Abstract: Hydroquinone(HQ) was mainly used in the industrial field as a stabilizing agent and antioxygen. The residue of hydroquinone in industrial wastewater was seriously harmful to human body and environment. Therefore, it is of great significance to establish a simple and accurate method for the detection of hydroquinone for food safety and environmental monitoring. In this paper, a nano-zinc oxide-high purity graphite/glass carbon (ZnO-C/GC) composite electrochemical sensor was prepared. The experimental materials were simple and low cost. The structural characteristics, surface characteristics and conductivity of nano-ZnO-C composites material were analyzed by atomic force microscope (AFM), field emission scanning electron microscope (SEM), X-ray diffraction (XRD) and electrochemical AC impedance (EIS). Hydroquinone by cyclic voltammetry (CV) was used to realize the detection of hydroquinone by nano-ZnO-C/GC composite electrochemical sensor. The electrocatalytic mechanism of hydroquinone was explored. The electrochemical sensor has good stability and accuracy for the detection of hydroquinone, a wide linear range, and a detection limit of 1.0 × 10^-8 mol/L.
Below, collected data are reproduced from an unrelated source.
template <int V> struct BgGroup {
    typedef unsigned int vec __attribute__((ext_vector_type(V / 4)));
    vec v[kAhead];
    template <bool CLAMP>
    __device__ __forceinline__ void load(const uint8_t *frames, size_t i0, size_t px, int f0, int n)
    {
#pragma unroll
        for (int j = 0; j < kAhead; j++)
            v[j] = __builtin_nontemporal_load(reinterpret_cast<const vec *>(
                frames + (size_t)(CLAMP ? min(f0 + j, n - 1) : f0 + j) * px + i0));
    }
};

template <int V, typename RECIP, bool BOUNDED, bool SPLIT, bool DIFF, bool FULL>
__device__ __forceinline__ void bg_mean_group(const BgGroup<V> &g, double (&m)[V], double &dn, const RECIP &recip,
                                              int f0, int cnt, uint8_t *diff, size_t i0, size_t px)
{
#pragma unroll
    for (int j = 0; j < kAhead; j++) {
        if (!FULL && j >= cnt)
            break;
        const int f = f0 + j;
        const double dn1 = dn + 1.0;
        const double y = recip[f];
        double yh = 0.0, yl = 0.0;
        if constexpr (SPLIT) {
            yh = clear_low9(y);
            yl = recip.lo[f];
        }
        typename BgGroup<V>::vec out;
#pragma unroll
        for (int w = 0; w < V / 4; w++) {
            int d[4];
#pragma unroll
            for (int b = 0; b < 4; b++) {
                const int k = 4 * w + b;
                const double fr = (double)byte_lane(g.v[j][w], b);
                if constexpr (DIFF) {
                    const int a = (int)fabs(fr - m[k]);
                    d[b] = BOUNDED ? a : min(a, 255);
                }
                double q2;
                if constexpr (SPLIT)
                    q2 = fma(fr, yl, fr * yh);
                else
                    q2 = div_by_uniform(fr, dn1, y);
                m[k] = div_by_uniform(m[k] * dn, dn1, y) + q2;
            }
            if constexpr (DIFF)
                out[w] = pack_bytes(d);
        }
        if constexpr (DIFF)
            __builtin_nontemporal_store(out, reinterpret_cast<typename BgGroup<V>::vec *>(diff + (size_t)f * px + i0));
        dn = dn1;
    }
}

template <int V, typename RECIP, bool BOUNDED, bool SPLIT, bool DIFF>
__global__ void __launch_bounds__(kBlock)
bg_mean_u8_fast_kernel(const uint8_t *__restrict__ frames, uint8_t *__restrict__ diff,
                       double *__restrict__ mean, const RECIP recip, double dn0, int n, size_t px)
{
    const size_t i0 = ((size_t)blockIdx.x * kBlock + threadIdx.x) * V;
    if (i0 >= px)
        return;
    double m[V];
#pragma unroll
    for (int k = 0; k < V; k++)
        m[k] = mean[i0 + k];
    double dn = dn0;
    BgGroup<V> a, b;
    a.template load<true>(frames, i0, px, 0, n);
    int f0 = 0;
    for (; f0 + 3 * kAhead <= n; f0 += 2 * kAhead) {
        b.template load<false>(frames, i0, px, f0 + kAhead, n);
        bg_mean_group<V, RECIP, BOUNDED, SPLIT, DIFF, true>(a, m, dn, recip, f0, kAhead, diff, i0, px);
        a.template load<false>(frames, i0, px, f0 + 2 * kAhead, n);
        bg_mean_group<V, RECIP, BOUNDED, SPLIT, DIFF, true>(b, m, dn, recip, f0 + kAhead, kAhead, diff, i0, px);
    }
    for (; f0 < n; f0 += kAhead) {
        const bool more = f0 + kAhead < n;
        if (more)
            b.template load<true>(frames, i0, px, f0 + kAhead, n);
        bg_mean_group<V, RECIP, BOUNDED, SPLIT, DIFF, false>(a, m, dn, recip, f0, min(kAhead, n - f0), diff, i0, px);
        if (more)
            a = b;
    }
#pragma unroll
    for (int k = 0; k < V; k++)
        mean[i0 + k] = m[k];
}

template <int V>
__global__ void __launch_bounds__(kBlock)
bg_static_u8_kernel(const uint8_t *__restrict__ frames, uint8_t *__restrict__ diff,
                    const double *__restrict__ bg, int n, size_t px)
{
    size_t i0 = ((size_t)blockIdx.x * kBlock + threadIdx.x) * V;
    if (i0 >= px)
        return;
    double m[V];
#pragma unroll
    for (int k = 0; k < V; k++)
        m[k] = bg[i0 + k];
    for (int f = 0; f < n; f++) {
        uint8_t p[V], o[V];
        if (V == 8) {
            uint2 v = *reinterpret_cast<const uint2 *>(frames + (size_t)f * px + i0);
            memcpy(p, &v, 8);
        } else {
            p[0] = frames[(size_t)f * px + i0];
        }
#pragma unroll
        for (int k = 0; k < V; k++)
            o[k] = sat_u8_trunc(fabs((double)p[k] - m[k]));
        if (V == 8) {
            uint2 v;
            memcpy(&v, o, 8);
            *reinterpret_cast<uint2 *>(diff + (size_t)f * px + i0) = v;
        } else {
            diff[(size_t)f * px + i0] = o[0];
        }
    }
}

template <int V>
__global__ void __launch_bounds__(kBlock)
bg_ema_u8_kernel(const uint8_t *__restrict__ frames, uint8_t *__restrict__ diff,
                 float *__restrict__ bg, long long n_seen, float rate, int n, size_t px)
{
    size_t i0 = ((size_t)blockIdx.x * kBlock + threadIdx.x) * V;
    if (i0 >= px)
        return;
    float m[V];
#pragma unroll
    for (int k = 0; k < V; k++)
        m[k] = bg[i0 + k];
    for (int f = 0; f < n; f++) {
        uint8_t p[V], o[V];
        if (V == 8) {
            uint2 v = *reinterpret_cast<const uint2 *>(frames + (size_t)f * px + i0);
            memcpy(p, &v, 8);
        } else {
            p[0] = frames[(size_t)f * px + i0];
        }
        const bool first = (n_seen + f) == 0;
#pragma unroll
        for (int k = 0; k < V; k++) {
            float fr = (float)p[k];
            if (first)
                m[k] = fr;
            float d = fr - m[k];
            float a = truncf(fabsf(d));
            o[k] = (uint8_t)(int)(a > 255.0f ? 255.0f : a);
            float step = rate * d;
            m[k] = m[k] + step;
        }
        if (diff) {
            if (V == 8) {
                uint2 v;
                memcpy(&v, o, 8);
                *reinterpret_cast<uint2 *>(diff + (size_t)f * px + i0) = v;
            } else {
                diff[(size_t)f * px + i0] = o[0];
            }
        }
    }
#pragma unroll
    for (int k = 0; k < V; k++)
        bg[i0 + k] = m[k];
}
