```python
class KronAccumulator:

    use_pixgram = True
    _defer_bn = True
    _persist_slabs = True
    pix_group = 8
    lag_join = True

    def __init__(self, backend, N: int, kfac_approx: str = "expand", overlap: bool = True):
        twin, dt = backend._twin() if hasattr(backend, "_twin") else (None, torch.float32)
        self._caller, self._out_dtype = (backend, dt) if twin is not None else (None, torch.float32)
        if twin is not None:
            backend = twin
        self.backend, self.N, self.kfac_approx = backend, N, kfac_approx
        self.overlap = overlap
# ... 72 lines not shown
            plan = K.pixpair_plan(H, W, Cin, tap.a.device)
            if plan is not None and plan[0] * Cin * Cin * 4 <= (1 << 30):
                return ("pair", H, W, Cin, plan)
        if H * W <= K.pixgram_max_hw and H * W * Cin <= 16384:
            return ("dense", H, W, Cin)
        return None

    def _accumulate_A(self, idx, tap, F, rt):
        K = get_kernels()
        if self.defer_pix:
            geo = self._pix_geometry(tap)
            if geo is not None and geo[0] == "pair" and tap.a.dtype == torch.float32:
                t = K.nchw_to_nhwc(keep_layout(tap.a))
                self._pix_inputs.setdefault(idx, []).append((geo, rt / (self.N * geo[1] * geo[2]), t, tap.module))
                return
            self.backend._factor_A(tap, self.N, rt, self.kfac_approx, F[1], fused=True)
            return
        acc = self._pix.get(idx)
        if acc is None:
            self.backend._factor_A(tap, self.N, rt, self.kfac_approx, F[1], fused=True)
            return
        geo, buf = acc
        alpha = rt / (self.N * geo[1] * geo[2])
        a = keep_layout(tap.a.to(torch.float32))
        if geo[0] != "pair":
            K.pixgram_accumulate(a, alpha, buf)
        elif self.pix_group <= 1:
            K.pixpair_accumulate(a, alpha, buf, geo[4])
        else:
            self._push_pix_input(idx, geo, alpha, a, nhwc=False)

    direct_stack = True

    def _pix_sink(self, name, shape, device):
        idx = self._tap_index.get(name)
# ... 430 lines not shown
            main = torch.cuda.current_stream(f.device)
            side.wait_stream(main)
            with torch.cuda.stream(side):
                for i, (tap, F) in enumerate(zip(tape.taps, self.factors)):
                    self._accumulate_A(i, tap, F, rt)
            self._a_done = torch.cuda.Event()
            self._a_done.record(side)
        else:
            for i, (tap, F) in enumerate(zip(tape.taps, self.factors)):
                self._accumulate_A(i, tap, F, rt)
        seeds, hs = b._kron_seeds(f, y, self.loss)
        defer = getattr(grad_fn, "streams_taps", False) and self._defer_bn
        if getattr(grad_fn, "streams_taps", False):
            by_name = {tap.name: (tap, F) for tap, F in zip(tape.taps, self.factors)}

            def on_tap(name, g):
                tap, F = by_name[name]
                persist = None if isinstance(g, SplitTensor) else self._g_slabs(tap, g, rt * hs)
                if side is None:
                    b._factor_G(tap, g, rt * hs, self.kfac_approx, F[0], fused=True, persist=persist)
                    return
                ev = torch.cuda.Event()
                ev.record(main)
                side.wait_event(ev)
                with torch.cuda.stream(side):
                    b._factor_G(tap, g, rt * hs, self.kfac_approx, F[0], fused=True, persist=persist)
                (g.planes if isinstance(g, SplitTensor) else g).record_stream(side)
                if isinstance(g, SplitTensor) and torch.is_tensor(g.sexp):
                    g.sexp.record_stream(side)

            grad_fn(seeds, stack=False, on_tap=on_tap, defer_bn_scale=defer)
        else:
            grads = grad_fn(seeds, stack=False)
            for tap, g, F in zip(tape.taps, grads, self.factors):
                b._factor_G(tap, g, rt * hs, self.kfac_approx, F[0], fused=True)
        if defer:
            self._note_grad_scales(tape, grad_fn.grad_scale())
        if side is not None:
            if self.lag_join:
                for tap in tape.taps:
                    if torch.is_tensor(tap.a) and tap.a.is_cuda:
                        tap.a.record_stream(side)
                if self._side_done is not None:
                    self._side_older.append(self._side_done)
                while len(self._side_older) >= self.lag_depth and self._side_older:
                    main.wait_event(self._side_older.pop(0))
# ... 8 lines not shown
            return None
        K = get_kernels()
        S, B, Do = g.shape[0], g.shape[1], g.shape[2]
        L = g.shape[3] * g.shape[4]
        need = K.gram_nt_slab_bytes(S * B, Do, L)
        idx = self._tap_index[tap.name]
        cur = self._gslabs.get(idx)
        if cur is not None and (cur[0].numel() < need or cur[2] != L or cur[3] != alpha):
            self._flush_g_slabs(only=idx)
            cur = None
        if cur is None:
            cur = (torch.zeros(need, dtype=torch.uint8, device=g.device), Do, L, alpha)
            self._gslabs[idx] = cur
        return cur[0]

    def _raw_tensors(self):
        return [t for F in self.factors for t in F] + [self.loss]

    def _raw_compatible(self, other) -> bool:
        return (self.factors is not None and other.factors is not None and not other._pix
                and not other._pix_pending and not self._gslabs and not other._gslabs
                and (not (self._pix or self._pix_pending) or all(g[0] == "pair" for g, _ in self._pix.values()))
                and self.N == other.N and self.kfac_approx == other.kfac_approx and self.backend is other.backend
                and self._taps_meta == other._taps_meta and len(self.factors) == len(other.factors)
                and all(a.shape == b.shape for a, b in zip(self._raw_tensors(), other._raw_tensors()))
                and set(self._gscale) == set(other._gscale)
                and all(self._gscale[k] is other._gscale[k] or torch.equal(self._gscale[k], other._gscale[k])
                        for k in self._gscale))

    def clone(self) -> "KronAccumulator":
        self._fold_lanes()
        self._join_side()
        new = KronAccumulator(self.backend, self.N, self.kfac_approx, self.overlap)
        new._caller, new._out_dtype, new.coalesce = self._caller, self._out_dtype, self.coalesce
        new.use_pixgram, new._persist_slabs = self.use_pixgram, self._persist_slabs
        new.defer_pix, new.pix_group = self.defer_pix, self.pix_group
        new._pix_inputs = {k: list(v) for k, v in self._pix_inputs.items()}
        if self.factors is not None:
            if self._gslabs or any(g[0] != "pair" for g, _ in self._pix.values()):
                raise RuntimeError("clone() of an accumulator with dense pixel-pair / slab state is not supported")
            for idx in list(self._pix_pending):
                self._drain_pixpair(idx)
            new.factors = [[t.clone() for t in F] for F in self.factors]
            new.loss = self.loss.clone()
            new._taps_meta = list(self._taps_meta)
            new._gscale = dict(self._gscale)
            new._tap_index = dict(self._tap_index)
            new._pix = {idx: (geo, buf.clone()) for idx, (geo, buf) in self._pix.items()}
            new._pix_pending, new._gslabs = {}, {}
            new._side = self._side
        return new

    def merge_(self, other: "KronAccumulator") -> bool:
        self._fold_lanes()
        other._fold_lanes()
        if not self._raw_compatible(other):
            return False
        skip = set(other._pix_inputs)
        mine = [t for i, F in enumerate(self.factors) for j, t in enumerate(F) if not (j == 1 and i in skip)] + [self.loss]
        theirs = [t for i, F in enumerate(other.factors) for j, t in enumerate(F) if not (j == 1 and i in skip)] + [other.loss]
        side = self._side or other._side
        if side is None or not self.lag_join or not self.loss.is_cuda:
            self._join_side()
            other._join_side()
            torch._foreach_add_(mine, theirs)
            self._push_adopted(self._adopt_pix_inputs(other))
        else:
            self._side = side
            main = torch.cuda.current_stream(self.loss.device)
            if self._side_done is not None:
# ... 11 lines not shown
            self._side_done = torch.cuda.Event()
            self._side_done.record(side)
        return True

    def _join_side(self):
        if self._side is not None:
            torch.cuda.current_stream(self._side.device).wait_stream(self._side)
            self._side_done = None
            self._side_older = []

    def _flush_g_slabs(self, only=None):
        K = get_kernels()
        if self._gslabs:
            self._join_side()
        for idx in ([only] if only is not None else list(self._gslabs)):
            buf, n, L, alpha = self._gslabs.pop(idx)
            K.gram_slabs_reduce(buf, n, L, alpha, self.factors[idx][0], upper_only=True)

    def _note_grad_scales(self, tape, scales):
        for idx, tap in enumerate(tape.taps):
            s_new = scales.get(tap.name)
            s_old = self._gscale.get(idx)
            if s_old is None:
                if s_new is not None:
                    self._gscale[idx] = s_new
            elif s_new is None or (s_new is not s_old and not torch.equal(s_new, s_old)):
                raise RuntimeError(f"{tap.name}: the BatchNorm scale changed during the fit (model not in eval mode?)")

    def _apply_grad_scales(self):
        self._join_side()
        for idx, s_ in self._gscale.items():
            G = self.factors[idx][0]
            G.mul_(s_.reshape(-1, 1) * s_.reshape(1, -1))
        self._gscale = {}

    def tensors(self) -> list[torch.Tensor]:
        self._fold_lanes()
        self._resolve_pix_inputs()
        self._flush_pixgrams()
        self._flush_g_slabs()
        self._apply_grad_scales()
        out = CurvatureExchange([t for F in self.factors for t in F] + [self.loss])
        out.owner = self
        return out

    def finalize(self):
        K = get_kernels()
        rt = math.sqrt(float(self.backend.factor))
# ... 212 lines not shown
```

### laplace_amd/csrc/lk_sweep16.hip

```cpp
#include "lk_common.h"
#include "lk_split16.h"

namespace lk {

typedef short s16x4 __attribute__((ext_vector_type(4)));

template <bool MFLOAT>
__global__ __launch_bounds__(256) void vjp_nhwc_split_kernel(
    const float* __restrict__ g, const unsigned* __restrict__ g_amax, const _Float16* __restrict__ g2h,
    const _Float16* __restrict__ g2l, const int* __restrict__ g2_sexp, const void* __restrict__ m,
    const unsigned* __restrict__ m_amax, const float* __restrict__ scale, const unsigned* __restrict__ scale_amax, int C,
    int S, int64_t per8, _Float16* __restrict__ oh, _Float16* __restrict__ ol, int* __restrict__ out_sexp) {
  float bound = 0.f;
  if (g) bound += __uint_as_float(g_amax[0]);
  const VjpScale vs = vjp_bound_scale<true>(bound, g2h != nullptr, g2_sexp, m != nullptr, MFLOAT, m_amax, scale != nullptr, scale_amax);
  const float sc_out = exp2i_sat(vs.so);
  if (blockIdx.x == 0 && threadIdx.x == 0) out_sexp[0] = vs.so;
  const int64_t e8 = (int64_t)blockIdx.x * 256 + threadIdx.x;
  if (e8 >= per8) return;
  float mult[8];
#pragma unroll
  for (int j = 0; j < 8; ++j) mult[j] = sc_out;
  if (m) {
    if (MFLOAT) vjp_mult8_times(mult, reinterpret_cast<const float*>(m) + 8 * e8);
// ... 136 lines not shown
__device__ __forceinline__ float gram16_unscale_add(float old, float v, float alpha, float inv) {
  return __builtin_fmaf(alpha, (v * inv) * inv, old);
}

typedef __attribute__((address_space(3))) void lds_void16;
typedef __attribute__((address_space(1))) const void gbl_void16;

struct Gram16Tnp {
  const int* tiles;
  int ldc;
  const int* sexp;
  float alpha;
  float* blocks;
};

template <int NB, int BKR, int KW, bool TNP>
__global__ __launch_bounds__(256) void gram16_kernel(const _Float16* __restrict__ Xh, const _Float16* __restrict__ Xl,
                                                     int64_t R, int64_t C, int64_t rows_per_split,
                                                     const _Float16* __restrict__ zero16, float* __restrict__ ws,
                                                     int nbc, const Gram16Tnp tp) {
  using G = Gram16Cfg<NB, BKR, KW>;
  constexpr int TW = G::TW;
  extern __shared__ __attribute__((aligned(16))) char smem[];
  const int tid = threadIdx.x, lane = tid & 63, wave = tid >> 6;
  int bi = 0, bj = 0;
  int64_t colA = 0, colB = 0, out_off = 0;
  if constexpr (TNP) {
    const int nblk = gridDim.x;
    int bid = blockIdx.x;
    bid = xcd_tile_order(bid, nblk);
    colA = tp.tiles[3 * bid], colB = tp.tiles[3 * bid + 1], out_off = tp.tiles[3 * bid + 2];
  } else {
    int p = blockIdx.x;
    while (p >= nbc - bi) p -= nbc - bi, ++bi;
    bj = bi + p;
    colA = (int64_t)bi * NB, colB = (int64_t)bj * NB;
  }
// ... 45 lines not shown

  auto load_frag = [&](const char* plane, int k16, int col0) -> f16x8 {
    s16x4 v[2];
#pragma unroll
    for (int j = 0; j < 2; ++j) {
      const int row = k16 * 16 + f_row + j * 4;
      const int col = col0 + f_col;
      const int off = row * G::PITCH + (((col >> 5) ^ gram16_swz<NB>(row)) << 6) + (col & 31) * 2;
      const unsigned addr = (unsigned)(uintptr_t)(__attribute__((address_space(3))) const char*)(plane + off);
      asm volatile("ds_read_b64_tr_b16 %0, %1" : "=v"(v[j]) : "v"(addr));
    }
    const f16x4 f0 = __builtin_bit_cast(f16x4, v[0]), f1 = __builtin_bit_cast(f16x4, v[1]);
    return f16x8{f0[0], f0[1], f0[2], f0[3], f1[0], f1[1], f1[2], f1[3]};
  };

  constexpr int NOLD = TNP ? (KW == 4 ? TW * TW * 4 : TW * TW * 16) : 1;
  float old[NOLD];
  if constexpr (TNP) {
    const int lr_ = lane & 31, lh_ = lane >> 5;
    if (KW == 4) {
#pragma unroll
      for (int i = 0; i < NOLD; ++i) {
        const int e = tid + 256 * i, t = e >> 10, a = t / TW, b = t % TW, row = (e >> 5) & 31, col = e & 31;
        old[i] = tp.blocks[out_off + (int64_t)(a * 32 + row) * tp.ldc + b * 32 + col];
      }
    } else {
#pragma unroll
      for (int a = 0; a < TW; ++a)
#pragma unroll
        for (int b = 0; b < TW; ++b)
#pragma unroll
          for (int r = 0; r < 16; ++r) {
// ... 33 lines not shown
#pragma unroll
      for (int a = 0; a < TW; ++a)
#pragma unroll
        for (int b = 0; b < TW; ++b) {
          if (diag && wr == wc && a > b) continue;
          f32x16 c = acc[a][b];
          c = __builtin_amdgcn_mfma_f32_32x32x16_f16(al[a], bh[b], c, 0, 0, 0);
          c = __builtin_amdgcn_mfma_f32_32x32x16_f16(ah[a], bl[b], c, 0, 0, 0);
          c = __builtin_amdgcn_mfma_f32_32x32x16_f16(ah[a], bh[b], c, 0, 0, 0);
          acc[a][b] = c;
        }
    }
  }

  const int lr = lane & 31, lh = lane >> 5;
  float* blk = TNP ? nullptr : ws + ((int64_t)blockIdx.y * gridDim.x + blockIdx.x) * (NB * NB);
  if (KW == 4) {
    __syncthreads();
    float* red = reinterpret_cast<float*>(smem);
#pragma unroll
    for (int a = 0; a < TW; ++a)
#pragma unroll
      for (int b = 0; b < TW; ++b) {
        if (!TNP && a > b) continue;
#pragma unroll
        for (int r = 0; r < 16; ++r) {
          const int row = (r & 3) + 8 * (r >> 2) + 4 * lh;
          red[((wave * TW + a) * TW + b) * 1024 + row * 32 + lr] = acc[a][b][r];
        }
      }
    __syncthreads();
    float inv = 0.f;
    if constexpr (TNP) inv = exp2i_sat(-tp.sexp[0]);
#pragma unroll
    for (int i = 0; i < TW * TW * 4; ++i) {
      const int e = tid + 256 * i;
      const int t = e >> 10, a = t / TW, b = t % TW;
      if (!TNP && a > b) continue;
      const float v = ((red[e] + red[TW * TW * 1024 + e]) + red[2 * TW * TW * 1024 + e]) + red[3 * TW * TW * 1024 + e];
      const int row = (e >> 5) & 31, col = e & 31;
      if constexpr (TNP) tp.blocks[out_off + (int64_t)(a * 32 + row) * tp.ldc + b * 32 + col] = gram16_unscale_add(old[i], v, tp.alpha, inv);
      else blk[(a * 32 + row) * NB + b * 32 + col] = v;
    }
    return;
  }
  if (!wave_active) return;
  float inv = 0.f;
  if constexpr (TNP) inv = exp2i_sat(-tp.sexp[0]);
#pragma unroll
  for (int a = 0; a < TW; ++a)
#pragma unroll
    for (int b = 0; b < TW; ++b) {
      if (diag && wr == wc && a > b) continue;
#pragma unroll
      for (int r = 0; r < 16; ++r) {
        const int row = wr * 64 + a * 32 + (r & 3) + 8 * (r >> 2) + 4 * lh;
        const int col = wc * 64 + b * 32 + lr;
        if constexpr (TNP)
          tp.blocks[out_off + (int64_t)row * tp.ldc + col] = gram16_unscale_add(old[(a * TW + b) * 16 + r], acc[a][b][r], tp.alpha, inv);
        else blk[row * NB + col] = acc[a][b][r];
      }
    }
}
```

Key words: nanocomposite material, electrochemical sensor, zinc oxide, hydroquinone, electrocatalysis

CLC Number:

O657.1

LOU Tongfang, XU Hongjie, PAN Jimin, ZHANG Yan, LEI Honghong. Electrochemical Sensor Based on Nano-ZnO-C Composite Materials for Determination of Hydroquinone[J]. BULLETIN OF THE CHINESE CERAMIC SOCIETY, 2023, 42(8): 3005-3016.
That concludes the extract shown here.